Leverage partnerships for IIoT success
Component manufacturers outfitting the machine need to work together to understand how pneumatics come into play, creating a true partnership that develops the best IIoT solutions for customers. At the field level, pneumatics, drives, controllers and I/O systems must all work together. The key is knowing how the data are passing between those items and making sure that the data go to wherever they need to go, whether that is locally on a web server, or out to a cloud system.
Consider the energy consumption example again: The best way to realize energy savings is to use the correct compressor dependent on the required load.
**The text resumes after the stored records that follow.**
+        const uint32_t en = lane < take ? s_ring[wave][at] : 0u;
+        if (n_queued > 64u) {
+            const uint32_t behind = head + 64u >= kRing ? head + 64u - kRing : head + 64u;
+            if ((__builtin_amdgcn_readfirstlane(s_ring[wave][behind]) & kFirstPiece) == 0u)
+                take = 63u - static_cast<uint32_t>(__builtin_clzll(__ballot((en & kFirstPiece) != 0u)));
+        }
+        if (lane < take) {
+            const uint32_t piece = en & ((1u << kPieceBits) - 1u), owner = (en >> kOwnerShift) & 63u, slot = (en >> kSlotShift) & 1u;
+            const uint4 rd = s_rd[slot][wave][owner];
+            const uint64_t begin = (static_cast<uint64_t>(rd.y) << 32) | rd.x;
+            const uint32_t pos = rd.z, rem = rd.w, rest = rem - 32u;
+            const uint32_t e = rest - 32u * piece, n_c = e < 32u ? e : 32u, qs = e - n_c;
+            const uint64_t at_q = begin + qs;
+            const uint64_t s0 = static_cast<uint64_t>(pos) - rem + qs + 32u * kTextPadUnits;
+            const uint32_t tb = static_cast<uint32_t>(s0 & 31u);
+            const u32x4 *tu = sv.text_units + (s0 >> 5);
+            uint64_t qc = 0;
+            uint32_t inv = 0;
+            u32x4 u0, u1;
+            if (kXlate == 2) {
+                const uint16_t *up = reinterpret_cast<const uint16_t *>(qbuf) + (at_q >> 3);
+                const uint32_t sh = static_cast<uint32_t>(at_q & 7u) * 2u;
+                const uint32_t n_need = (static_cast<uint32_t>(at_q & 7u) + n_c + 7u) >> 3;
                 u0 = tu[0];
                 u1 = tb != 0u ? tu[1] : u32x4{0u, 0u, 0u, 0u};
-                if (sh != 0u) {
-                    w0 = (w0 >> sh) | (w1 << (64u - sh));
-                    w1 = (w1 >> sh) | (w2 << (64u - sh));
-                    w2 = (w2 >> sh) | (w3 << (64u - sh));
-                    w3 = (w3 >> sh) | (w4 << (64u - sh));
-                }
-                uint32_t b[8] = {0u, 0u, 0u, 0u, 0u, 0u, 0u, 0u};
-                const uint32_t wd[8] = {static_cast<uint32_t>(w0), static_cast<uint32_t>(w0 >> 32), static_cast<uint32_t>(w1),
-                                        static_cast<uint32_t>(w1 >> 32), static_cast<uint32_t>(w2), static_cast<uint32_t>(w2 >> 32),
-                                        static_cast<uint32_t>(w3), static_cast<uint32_t>(w3 >> 32)};
+                uint64_t lo64 = up[0];
+                uint32_t hi16 = 0;
+                if (n_need > 1u) lo64 |= static_cast<uint64_t>(up[1]) << 16;
+                if (n_need > 2u) lo64 |= static_cast<uint64_t>(up[2]) << 32;
+                if (n_need > 3u) lo64 |= static_cast<uint64_t>(up[3]) << 48;
+                if (n_need > 4u) hi16 = up[4];
+                qc = sh != 0u ? (lo64 >> sh) | (static_cast<uint64_t>(hi16) << (64u - sh)) : lo64;
+            } else {
+            const uint64_t *wp = reinterpret_cast<const uint64_t *>(qbuf) + (at_q >> 3);
+            const uint32_t sh = static_cast<uint32_t>(at_q & 7u) * 8u;
+            const uint32_t n_need = (static_cast<uint32_t>(at_q & 7u) + n_c + 7u) >> 3;
+            u0 = tu[0];
+            u1 = tb != 0u ? tu[1] : u32x4{0u, 0u, 0u, 0u};
+            uint64_t w0 = wp[0], w1 = 0, w2 = 0, w3 = 0, w4 = 0;
+            if (n_need > 1u) w1 = wp[1];
+            if (n_need > 2u) w2 = wp[2];
+            if (n_need > 3u) w3 = wp[3];
+            if (n_need > 4u) w4 = wp[4];
+            if (sh != 0u) {
+                w0 = (w0 >> sh) | (w1 << (64u - sh));
+                w1 = (w1 >> sh) | (w2 << (64u - sh));
+                w2 = (w2 >> sh) | (w3 << (64u - sh));
+                w3 = (w3 >> sh) | (w4 << (64u - sh));
+            }
+            uint32_t b[8] = {0u, 0u, 0u, 0u, 0u, 0u, 0u, 0u};
+            const uint32_t wd[8] = {static_cast<uint32_t>(w0), static_cast<uint32_t>(w0 >> 32), static_cast<uint32_t>(w1),
+                                    static_cast<uint32_t>(w1 >> 32), static_cast<uint32_t>(w2), static_cast<uint32_t>(w2 >> 32),
+                                    static_cast<uint32_t>(w3), static_cast<uint32_t>(w3 >> 32)};
 #pragma unroll
-                for (uint32_t g = 0; g < 8; g++) {
-                    const uint32_t code = kXlate == 1 ? fast_pack4(sv, wd[g], b[g]) : fast_pack4_lds(s_dense, wd[g], b[g]);
-                    qc |= static_cast<uint64_t>(code) << (8u * g);
-                }
-                const uint32_t full = n_c >> 2, part = n_c & 3u;
+            for (uint32_t g = 0; g < 8; g++) {
+                const uint32_t code = kXlate == 1 ? fast_pack4(sv, wd[g], b[g]) : fast_pack4_lds(s_dense, wd[g], b[g]);
+                qc |= static_cast<uint64_t>(code) << (8u * g);
+            }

Although we may not produce compressors or control systems for compressors, we can tell the compressor control system what the demand for air is over the next 12 hours with smart pneumatics. And from that, the controls can manage the energy involved in producing compressed air accordingly, because it may not need all the air being produced. This is just one example of components and systems “talking” to each other to affect energy savings.
Put the pieces together for better pneumatics performance
How do these pieces come together to improve the situation for a manufacturer? One vision is to enable a highly autonomous maintenance process. That means the pneumatic circuit, or ultimately the machine, has 100% uptime and never fails. Obviously, components wear out; valves and cylinders go through their specified life cycles and need to be replaced. But the data are there to predict failure before it happens and prevent costly catastrophic failure.
For example, one application predicts the performance degradation of things like pneumatic valves. Based on a life-cycle benchmark and B10 life-cycle credits, we can use the data to track when a given valve will reach, for example 75 million cycles, and needs to be replaced. The operations team can receive a message about predictive failure and schedule when to replace the valve before production is disrupted.
Data from sensors also allows us to predict when a shock absorber on the end of the actuator is deteriorating by sensing an increase in the cycle speed, even by a few milliseconds. This would trigger an alarm or even send an automatic email to the component supplier that maintenance needs to be completed or that the component is ready to be replaced. The system could even generate an order and a new component would be automatically shipped to the customer, so the installation could be scheduled to minimize any production downtime.
Thus, with the right approach to IIoT technology, data can be actionable information that helps ensure machines are self-diagnosing, provide transparency to end-users, and never fail.